## PROBLEM
Your answer must be every line of the data that holds the string "hdev".

------ PROVIDED DATA ------

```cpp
struct bobe_gp {
  typedef bobe::DBuf DBuf;
  typedef bobe::Hyper Hyper;
  int device = 0;
  int kern = 0;
  int d = 0;
  hipStream_t stream = nullptr;
  bool own_stream = false;
  int64_t N = 0, Np = 0;
  int nb = 0;
  Hyper hyp;
  double pivot_ulp = bobe::default_pivot_floor_ulp();
  double pivot_floor(const Hyper& h) const { return bobe::pivot_floor(h, pivot_ulp); }
  bool have_data = false, factored = false, not_pd = false;
  double refine_kappa = bobe::default_refine_kappa();
  bool refine_v = false;
  int solve_block = bobe::default_solve_block();
  int solve_panel = bobe::default_solve_panel();
  int64_t solve_chunk = bobe::default_solve_chunk();
  void decide_refinement(double min_diag);
  void solve_v(double* B, int64_t ldb, int64_t ncp, double* V, int64_t ldv, double* qp, int64_t ldq);
  std::vector<double> z_seen;
  int64_t z_seen_m = -1;
  bool wz_ready = false;
  void forget_z() { z_seen_m = -1; wz_ready = false; }
  int64_t chunk = 8192;
// ... 48 lines not shown
  int panel_strips(int B, int rr) const;

  struct EvalGraph {
    hipGraphExec_t exec[2] = {nullptr, nullptr};
    std::array<const void*, 16> sig[2] = {};
    Hyper* h_hyp = nullptr;
    DBuf hyp_dev;
  };
  struct Slot {
    hipStream_t stream = nullptr;
    DBuf XsT2, A2, Linv2, Tmp, alpha2, w2, part, gpart, res, info, flags, diag;
    EvalGraph eg;
    double* h_res = nullptr;
    hipEvent_t ev = nullptr;
    bool busy = false, want_grad = false;
  };
  EvalGraph eg;
  std::array<const void*, 16> eval_signature() const {
    return {XsT2.p, A2.p, Linv2.p, Tmp.p, w2.p, alpha2.p, part.p, gpart.p, res.p, info.p, X.p, y.p, probs.p,
            static_cast<const void*>(h_res), reinterpret_cast<const void*>(static_cast<uintptr_t>(N)),
            static_cast<const void*>(stream)};
  }
  void mll_enqueue_body(const Hyper& h, bool want_grad, const Hyper* hdev);
  std::vector<Slot*> slots;
  std::vector<hipStream_t> slot_streams;
  const std::vector<hipStream_t>& slot_stream_set();
  hipEvent_t ev_batch = nullptr;
  bool in_slot = false;
  void swap_slot(Slot& s) {
    std::swap(stream, s.stream);
    std::swap(XsT2, s.XsT2); std::swap(A2, s.A2); std::swap(Linv2, s.Linv2); std::swap(Tmp, s.Tmp);
    std::swap(alpha2, s.alpha2); std::swap(w2, s.w2); std::swap(part, s.part); std::swap(gpart, s.gpart);
    std::swap(res, s.res); std::swap(info, s.info); std::swap(flags, s.flags); std::swap(diag, s.diag);
    std::swap(h_res, s.h_res);
    std::swap(eg, s.eg);
    in_slot = !in_slot;
  }
  struct BatchWs {
    int cap = 0;
    int64_t Np = 0;
    DBuf A, Linv, Tmp, XsT, w, alpha, part, gpart, res, info, hyp, diag;
    Hyper* h_hyp = nullptr;
    double* h_res = nullptr;
  } bw;
  int64_t gpart_stride() const { return (int64_t)(2 * nb) * (2 * nb + 1) / 2 * (bobe::MAX_D + 1); }
  void ensure_batch(int B);
  void mll_lockstep_enqueue(int B, const Hyper* hs, bool want_grad);
  int mll_lockstep_collect(int B, double* mll, double* grad, int* status);
  std::mutex submit_mutex;
  void ensure_slots(int n);
  void mll_enqueue(const Hyper& h, bool want_grad);
  int slot_collect(Slot& sl, double* mll, double* grad);
  int mll_collect(double* mll, double* grad);
  int mll_batch(int64_t B, const double* ls, const double* kvar, double* mll, double* grad, int* status);
  void mll_submit(int slot, const double* ls, double kvar, int want_grad);
  int mll_wait(int slot, double* mll, double* grad);

  int prof_tag = 0;
  std::vector<std::pair<hipEvent_t, hipEvent_t>> prof_events;
  size_t prof_used = 0;
  void prof_begin(int tag) {
    if (tag != prof_tag) return;
    if (prof_used == prof_events.size()) {
      hipEvent_t a, b;
      HIPCHK(hipEventCreate(&a));
      HIPCHK(hipEventCreate(&b));
// ... 49 lines not shown
  int aside_first = 1 << 30;
  const double* aside_dg = nullptr;
  void trtri(double* a, double* linv, double* tmp, int B = 1, int64_t bsA = 0, int64_t bsL = 0, int64_t bsT = 0);
  int lauum(const Hyper& h, const double* linv, const double* al, const double* xst, double* kinv_out, int dcap,
            const Hyper* hdev = nullptr, double* gp_out = nullptr, int B = 1, int64_t bsL = 0, int64_t bsV = 0,
            int64_t bsX = 0, int64_t bsP = 0, double* scratch = nullptr, int64_t bsS = 0);
  void solve_alpha(const double* linv, double* wv, double* al, double* prt, int B = 1, int64_t bsL = 0, int64_t bsV = 0,
                   int64_t bsP = 0, const double* rhs = nullptr, int64_t bsY = 0);
  void factor_into(const Hyper& h, double* xst, double* a, double* linv, double* wv, double* al,
                   const Hyper* hdev = nullptr);
  std::string not_pd_text(int inf, double min_diag) const;
  void size_workspace(int64_t n);
  int mll_from_k(const double* K, int64_t n, const double* yv, double* mll);
  void chol_row_update(const double* L, int64_t n, const double* k, double k_self, double* v, double* diag_out);
  int factor_state();
  void copy_out_matrix(const double* src, double* dst, int lower_only);
  void get_chol(double* L, double* alpha_out);
  void set_chol(const double* L, const double* alpha_in);
  double min_pivot_root();
  void kinv_debug(double* Kinv);
  double time_potrf(int reps);
  double time_potrf_batch(int B, int reps);
  double time_potrf_lockstep(int B, int reps);
  void fill(double* p, int64_t n, double v);

  void prepare_z(const double* Z, int64_t M, int64_t Mp, bool need_w);
  void sweep(const double* cand, int64_t C, const double* Z, int64_t M, double y_std, double* wipv, double* wipstd,
             double* mean, double* var, int policy, int64_t* argmin_v, double* min_v, int64_t* argmin_s, double* min_s,
             double* fantasy_out, bool gated = false);
  void wip_grad(const double* cand, int64_t C, const double* Z, int64_t M, double y_std, double* wipv, double* wipstd,
// ... 18 lines not shown
```

bobe_amd/csrc/gp_sweep.hip:

```cpp
#include "gp_handle.hpp"

#include "sweep_kernels.hpp"

using namespace bobe;

namespace bobe {
void configure_sweep_kernels() {
  static bool done[64] = {false};
  int dev = 0;
  HIPCHK(hipGetDevice(&dev));
  if (dev < 0 || dev >= 64 || done[dev]) return;
  allow_big_lds(k_trimul, GEMM_SMEM_BYTES);
  allow_big_lds(k_trimul_t, GEMM_SMEM_BYTES);
  allow_big_lds(k_trimul_v64, GEMM64_SMEM_BYTES);
  allow_big_lds(k_trimul_t64, GEMM64_SMEM_BYTES);
  allow_big_lds(k_blk_step, GEMM_SMEM_BYTES);
  allow_big_lds(k_cross_vv<128>, GEMM_SMEM_BYTES);
  allow_big_lds(k_cross_vv<64>, GEMM64_SMEM_BYTES);
  done[dev] = true;
}
}

void bobe_gp::decide_refinement(double min_diag) {
  const double piv = min_diag * min_diag;
// ... 461 lines not shown
  out_finish(mean, C, o_mean);
  out_finish(var, C, o_var);
  out_finish(dmean, (size_t)C * d, o_wipv);
  out_finish(dvar, (size_t)C * d, o_wipstd);
  sync();
}

int bobe_gp::append(const double* X_new, int64_t b, const double* y_all) {
  if (!factored || not_pd) throw Err(BOBE_ERR_STATE, "append needs a positive-definite factorised state");
  use();
  sync();
  const int64_t N0 = N, N1 = N0 + b, Np0 = Np, Np1 = round_up(N1, TILE);
  factored = false;
  have_data = false;
  forget_z();
  DBuf nx, oa, ol;
  try {
  const bool xnew_on_device = is_device_ptr(X_new);
  {
    const size_t need = (size_t)N1 * d * sizeof(double);
    if (X.bytes < need) {
      nx.ensure((size_t)(Np1 + TILE) * d * sizeof(double));
      HIPCHK(hipMemcpyAsync(nx.p, X.p, (size_t)N0 * d * sizeof(double), hipMemcpyDeviceToDevice, stream));
      sync();
      std::swap(X, nx);
      nx.release();
    }
    HIPCHK(hipMemcpyAsync(X.d() + N0 * d, X_new, (size_t)b * d * sizeof(double),
                          xnew_on_device ? hipMemcpyDeviceToDevice : hipMemcpyHostToDevice, stream));
  }
// ... 112 lines not shown
```

bobe_amd/csrc/kernels_common.hpp:

```cpp
#pragma once
#include "gemm_f64.hpp"
#include "gp_types.hpp"

namespace bobe {

constexpr double SQRT5 = 2.23606797749978969641;
constexpr double NOISE_FLOOR = 1e-12;

template <int KERN>
__device__ __forceinline__ double kern_eval(double r2, double kvar) {
  if (KERN == 0) {
    return kvar * exp(-0.5 * r2);
  } else if (KERN == 2) {
    return r2;
  } else {
    const double dd = sqrt(r2 < 1e-30 ? 1e-30 : r2);
    const double e = exp(-SQRT5 * dd);
    const double poly = 1.0 + dd * (SQRT5 + (dd * 5.0) / 3.0);
    return kvar * poly * e;
  }
}

template <int KERN>
__device__ __forceinline__ double kern_grad_factor(double r2, double kvar, double kval) {
// ... 275 lines not shown
  partial += slot * bsP;
  res += slot * bsR;
  const int j = blockIdx.x;
  const int src = (j == d) ? dcap : j;
  double s = 0.0;
  for (int q = threadIdx.x; q < ntiles; q += 64) s += partial[(int64_t)q * stride + src];
  s = wave_sum(s);
  if (threadIdx.x == 0) res[2 + j] = 0.5 * s;
}

static __global__ void k_fill(double* __restrict__ p, int64_t n, double v) {
  const int64_t i = (int64_t)blockIdx.x * blockDim.x + threadIdx.x;
  if (i < n) p[i] = v;
}

static __global__ void k_copy2d(const double* __restrict__ src, int64_t lds, double* __restrict__ dst, int64_t ldd, int64_t rows,
                         int64_t cols, int lower_only) {
  const int64_t j = (int64_t)blockIdx.x * blockDim.x + threadIdx.x;
  const int64_t i = blockIdx.y;
  if (i < rows && j < cols) dst[i * ldd + j] = (lower_only && j > i) ? 0.0 : src[i * lds + j];
}
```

------

## EXERCISE OUTPUT
  void mll_enqueue_body(const Hyper& h, bool want_grad, const Hyper* hdev);
            const Hyper* hdev = nullptr, double* gp_out = nullptr, int B = 1, int64_t bsL = 0, int64_t bsV = 0,
                   const Hyper* hdev = nullptr);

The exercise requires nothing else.